* Your instructions: Instruction for the entries that follow: retype exactly the lines from the line with "AL(seed_begin, nc, true);" to the line with "AL(ext_status, nc, true);", both included, and omit all others.

___ The data ___

static int batch_alloc_outputs(hlala_ctx* c, hlala_batch* b)
{
    DevBatch& B = b->B;
    size_t nc = (size_t)B.n_chains, nr = (size_t)B.n_reads, np = (size_t)B.n_pairs;
    if(!b->prepared) { B.n_rows = B.n_chains; B.chain_row = nullptr; }
    size_t rowsAlloc = (size_t)(B.n_rows > 0 ? B.n_rows : 1);
    if(b->prepared && nc >= 4096) { const size_t gran = nc / 64; rowsAlloc = (rowsAlloc + gran - 1) / gran * gran; if(rowsAlloc > nc) rowsAlloc = nc; }
    const size_t cs = rowsAlloc * (size_t)B.stride;
    int rc = 0;
#define AL(field, n, zero) do { rc = dev_alloc(c, b->allocs, (n), &B.field, zero); if(rc) return rc; } while(0)
    if(!b->prepared) { AL(seed_status, nc, true); AL(seed_ncols, nc, true); }
    AL(seed_begin, nc, true); AL(seed_end, nc, true); AL(seed_removed, nc, true);
    AL(seed_level, cs, false); AL(seed_edge, cs, false); AL(seed_g, cs, false); AL(seed_s, cs, false);
    AL(ext_status, nc, true); AL(ext_ncols, nc, true); AL(ext_begin, nc, true); AL(ext_end, nc, true); AL(ext_ll, nc, true);
    AL(dp_iters, 2 * nc, true); AL(dp_score, 2 * nc, true); AL(dp_ncols, 2 * nc, true); AL(dp_sb, 2 * nc, true); AL(dp_se, 2 * nc, true); AL(dp_err, 2 * nc, true);
    AL(dp_alias_head, 2 * nc, false); AL(dp_alias_next, 2 * nc, false);
    AL(ext_level, cs, false); AL(ext_edge, cs, false); AL(ext_g, cs, false); AL(ext_s, cs, false); AL(ext_fromseed, cs, false);
    AL(ext_firstlast, 4 * nc, true);
    AL(pair_status, np, true); AL(best_chain, nr, true); AL(n_comb, np, true); AL(pair_ll, np, true); AL(pair_mapq, np, true);
    AL(mate_mapq, nr, true); AL(strands_valid, np, true); AL(sel_mapq, nr * (size_t)B.stride, true);
    AL(pair_deferred, np, true); AL(pair_multi, 7 * np, false); AL(counters, 32, true); AL(work_counter, WC_N, true); AL(retry_list, 16 * nc, false);
    { DpItem* it = nullptr; rc = dev_alloc(c, b->allocs, 2 * nc, &it, false); if(rc) return rc; B.dp_items = it; }
    B.dp_nblk = (int)((nc + 255) / 256); if(B.dp_nblk < 1) B.dp_nblk = 1;
    B.dp_jf = c->jf_margin + 1; B.dp_long = c->dp_long_bases;
    B.dp_band = c->band_grid > 0 ? c->band_margin + 1 : 0;
    B.dp_band_risky = c->band_risky ? 1 : 0;
    AL(dp_blk, (size_t)DPL_N * B.dp_nblk + 1, false); AL(dp_list, 2 * nc, false);
    if(!b->prepared) {
        B.chain_order = nullptr; B.chain_bucket = nullptr; B.order_hist = nullptr; B.order_shift = c->order_shift; B.order_nb = c->order_nb; B.order_cost = c->order_cost; B.long_chunk_nodes = c->long_chunk_nodes; B.long_max_segs = c->long_max_segs;
        if(c->order_nb > 0 && !B.from_seeds && nc > 0) { AL(chain_order, nc, false); AL(chain_bucket, nc, false); AL(order_hist, (size_t)c->order_nb + 1, false); }
    }
    B.dbg = c->dbg_host;
#undef AL
    return 0;
}

static int batch_create_impl(hlala_ctx* c, const hlala_batch_in* in, hlala_batch** out, bool unpaired);
int hlala_batch_create(hlala_ctx* c, const hlala_batch_in* in, hlala_batch** out) { return batch_create_impl(c, in, out, false); }
int hlala_batch_create_unpaired(hlala_ctx* c, const hlala_batch_in* in, hlala_batch** out) { return batch_create_impl(c, in, out, true); }

static int batch_create_impl(hlala_ctx* c, const hlala_batch_in* in, hlala_batch** out, bool unpaired)
{
    DEV_GUARD(c);
    if(!c || !in || !out) return HLALA_E_ARG;
    UploadScope upscope_(c);
    *out = nullptr;
    if(in->n_pairs < 0 || in->n_chains < 0) { c->err = "negative batch sizes"; return HLALA_E_ARG; }
    if(!c->d_contig_off) { c->err = "hlala_batch_create needs contigs (hlala_create was called without them)"; return HLALA_E_STATE; }
    static const bool hostTiming = getenv("HLALA_HOST_TIMING") != nullptr;
    const auto tc0 = std::chrono::steady_clock::now(); auto tc1 = tc0, tc2 = tc0;
    hlala_batch* b = new hlala_batch(); b->ctx = c; c->batches.insert(b);
    DevBatch& B = b->B;
    B.n_pairs = in->n_pairs; B.n_reads = (unpaired ? 1 : 2) * in->n_pairs; B.n_chains = in->n_chains; B.stride = c->params.max_columns; B.from_seeds = 0; B.unpaired = unpaired ? 1 : 0;
    int nr = B.n_reads, nc = B.n_chains;
    auto fail = [&](int rc) { (void)hipStreamSynchronize(c->active); hlala_batch_destroy(b); return rc; };
    const int64_t rb0 = nr > 0 ? in->read_off[0] : 0, cb0 = nr > 0 ? in->chain_off[0] : 0;
    if(nr > 0) {
// ... 279 lines not shown
    return check_launch(c, "k_dp_lists");
}
static int dp_band(hlala_ctx* c, hlala_batch* b)
{
    DevBatch& B = b->B;
    b->band_used = c->band_grid > 0;
    if(!b->band_used) return HLALA_OK;
    const DpItem* items = (const DpItem*)B.dp_items; const u32 seed = c->params.rng_seed + 2u * b->first_chain;
    HIP_TRY(c, hipEventRecord(b->ev[EV_DP_BAND_BEGIN], c->active));
    hipLaunchKernelGGL((k_dp_band<16>), dim3(c->band_grid), dim3(64), 0, c->active, c->G, b->B, items, seed, (const uint8_t*)B.read_bases, c->G.lin_label, c->G.lin_eid);
    hipLaunchKernelGGL((k_dp_band<32>), dim3(c->band_grid), dim3(64), 0, c->active, c->G, b->B, items, seed, (const uint8_t*)B.read_bases, c->G.lin_label, c->G.lin_eid);
    hipLaunchKernelGGL((k_dp_band<64>), dim3(c->band_grid), dim3(64), 0, c->active, c->G, b->B, items, seed, (const uint8_t*)B.read_bases, c->G.lin_label, c->G.lin_eid);
    STEP(check_launch(c, "k_dp_band"));
    HIP_TRY(c, hipEventRecord(b->ev[EV_DP_BAND_END], c->active)); return HLALA_OK;
}
static int dp_classes(hlala_ctx* c, hlala_batch* const* bs, int n, int first, int last, hipStream_t ws)
{
    const DpPoolArgs noPool{};
    DpPoolArgs pool{}; pool.n = n; hlala_batch* b0 = bs[0];
    for(int i = 0; i < n; i++) { const hlala_batch* b = bs[i]; pool.seed[i] = c->params.rng_seed + 2u * b->first_chain; pool.B[i] = b->dB; pool.items[i] = (const DpItem*)b->B.dp_items; pool.bases[i] = (const uint8_t*)b->B.read_bases; }
    for(int tier = first; tier <= last; tier++) {
        const DpClass& k = c->dp[tier];
        if(tier == 0) HIP_TRY(c, hipEventRecord(b0->ev[EV_DP_BEGIN], c->active));
        for(int i = 0; i < n; i++) HIP_TRY(c, hipEventRecord(bs[i]->ev[EV_DP_CLASS_BEGIN + tier], ws));
        if(tier == 0) {
            c->dp_jf.launch(c, c->dp_jf, ws, b0, noPool);
            STEP(check_launch(c, c->dp_jf.name));
            HIP_TRY(c, hipEventRecord(b0->ev[EV_DP_JUMP_FREE_END], ws));
        }
        k.launch(c, k, ws, b0, tier < DP_POOL_TIER ? noPool : pool);
        STEP(check_launch(c, k.name));
        for(int i = 0; i < n; i++) HIP_TRY(c, hipEventRecord(bs[i]->ev[EV_DP_CLASS_END + tier], ws));
        if(tier == 0 || tier == 2) HIP_TRY(c, hipEventRecord(b0->ev[tier == 0 ? EV_DP_CLASS0_END : EV_DP_CLASS2_END], c->active));
    }
    return HLALA_OK;
}
static int side_fork(hlala_ctx* c, hlala_batch* b)
{
    HIP_TRY(c, hipEventRecord(b->ev[EV_SIDE_FORK], c->active)); HIP_TRY(c, hipStreamWaitEvent(c->side, b->ev[EV_SIDE_FORK], 0));
    HIP_TRY(c, hipEventRecord(b->ev[EV_SIDE_BEGIN], c->side)); b->side_used = true;
    return HLALA_OK;
}
static int side_mark(hlala_ctx* c, hlala_batch* b)
{
    HIP_TRY(c, hipEventRecord(b->ev[EV_DONE], c->side)); b->side_inflight = true;
    HIP_TRY(c, hipEventRecord(c->evSideTail, c->side)); c->sideTailValid = true;
    return HLALA_OK;
}
static int stitch_main(hlala_ctx* c, hlala_batch* b, int mode)
{
    const int sgrid = b->B.n_chains < c->stitch_grid ? b->B.n_chains : c->stitch_grid;
    hipLaunchKernelGGL(k_stitch_chains, dim3(sgrid), dim3(64), 0, c->active, c->G, c->dT, b->B, (const uint8_t*)b->B.pair_deferred, mode, c->stitch_draw, c->stitch_by_row);
    return check_launch(c, "k_stitch_chains");
}
static int stitch_side(hlala_ctx* c, hlala_batch* b)
{
    const int pgrid = (b->B.n_pairs + 63) / 64, cap = c->stitch_grid / 20;
    hipLaunchKernelGGL(k_stitch_chains, dim3(pgrid < cap ? (pgrid > 0 ? pgrid : 1) : cap), dim3(64), 0, c->side, c->G, c->dT, b->B, (const uint8_t*)b->B.pair_deferred, 2, 0, 0);
    return check_launch(c, "k_stitch_chains (side)");
}
static int extend_end(hlala_ctx* c, hlala_batch* b) { HIP_TRY(c, hipEventRecord(b->ev[EV_EXTEND_END], c->active)); b->staged |= 2; return mark_main(c, b); }
static int pair_begin(hlala_ctx* c, hlala_batch* b) { HIP_TRY(c, hipMemsetAsync(b->B.work_counter + 2, 0, sizeof(int), c->active)); HIP_TRY(c, hipEventRecord(b->ev[EV_PAIR_BEGIN], c->active)); return HLALA_OK; }
static int pair_pass(hlala_ctx* c, hlala_batch* b, hipStream_t st, int mode)
{
    DevBatch& B = b->B;
    const int grid = B.n_pairs < c->pair_grid ? B.n_pairs : c->pair_grid, lean = B.n_pairs < c->pair_lean_grid ? B.n_pairs : c->pair_lean_grid;
// ... 570 lines not shown
    for(int i = 0; i < n; i++) { hlala_ctx* c = m->ctxs[(size_t)i]; DevGuard g(c->device);
        if(!c->d_cov) { c->n_cov = (int)nl; int rc = dev_alloc(c, c->allocs, nl, &c->d_cov, true); if(rc) { m->err = c->err; return rc; } }
        if(hipStreamSynchronize(c->rs) != hipSuccess || hipStreamSynchronize(c->stream) != hipSuccess) { m->err = "hlala_reduce_coverage: a context's stream failed"; return HLALA_E_DEVICE; } }
    ncclResult_t r = g_rccl.GroupStart();
    for(int i = 0; i < n && r == ncclSuccess; i++) r = g_rccl.Reduce(m->ctxs[(size_t)i]->d_cov, i == 0 ? (void*)m->covAcc : nullptr, nl, ncclInt32, ncclSum, 0, m->comms[(size_t)i], m->streams[(size_t)i]);
    const ncclResult_t re = g_rccl.GroupEnd();
    if(r == ncclSuccess) r = re;
    if(r != ncclSuccess) { m->err = std::string("RCCL reduce: ") + g_rccl.GetErrorString(r); return HLALA_E_DEVICE; }
    for(int i = 0; i < n; i++) { hlala_ctx* c = m->ctxs[(size_t)i]; DevGuard g(c->device);
        if(hipStreamSynchronize(m->streams[(size_t)i]) != hipSuccess) { m->err = "RCCL reduce: stream failed"; return HLALA_E_DEVICE; }
        if(reset && hipMemset(c->d_cov, 0, nl * sizeof(int)) != hipSuccess) { m->err = "hipMemset failed"; return HLALA_E_DEVICE; } }
    DevGuard g0(c0->device);
    if(hipMemcpy(bases_per_level, m->covAcc, nl * sizeof(int), hipMemcpyDeviceToHost) != hipSuccess) { m->err = "coverage: copy to the host failed"; return HLALA_E_DEVICE; }
    return HLALA_OK;
}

___

* Result of the exercise:
    AL(seed_begin, nc, true); AL(seed_end, nc, true); AL(seed_removed, nc, true);
    AL(seed_level, cs, false); AL(seed_edge, cs, false); AL(seed_g, cs, false); AL(seed_s, cs, false);
    AL(ext_status, nc, true); AL(ext_ncols, nc, true); AL(ext_begin, nc, true); AL(ext_end, nc, true); AL(ext_ll, nc, true);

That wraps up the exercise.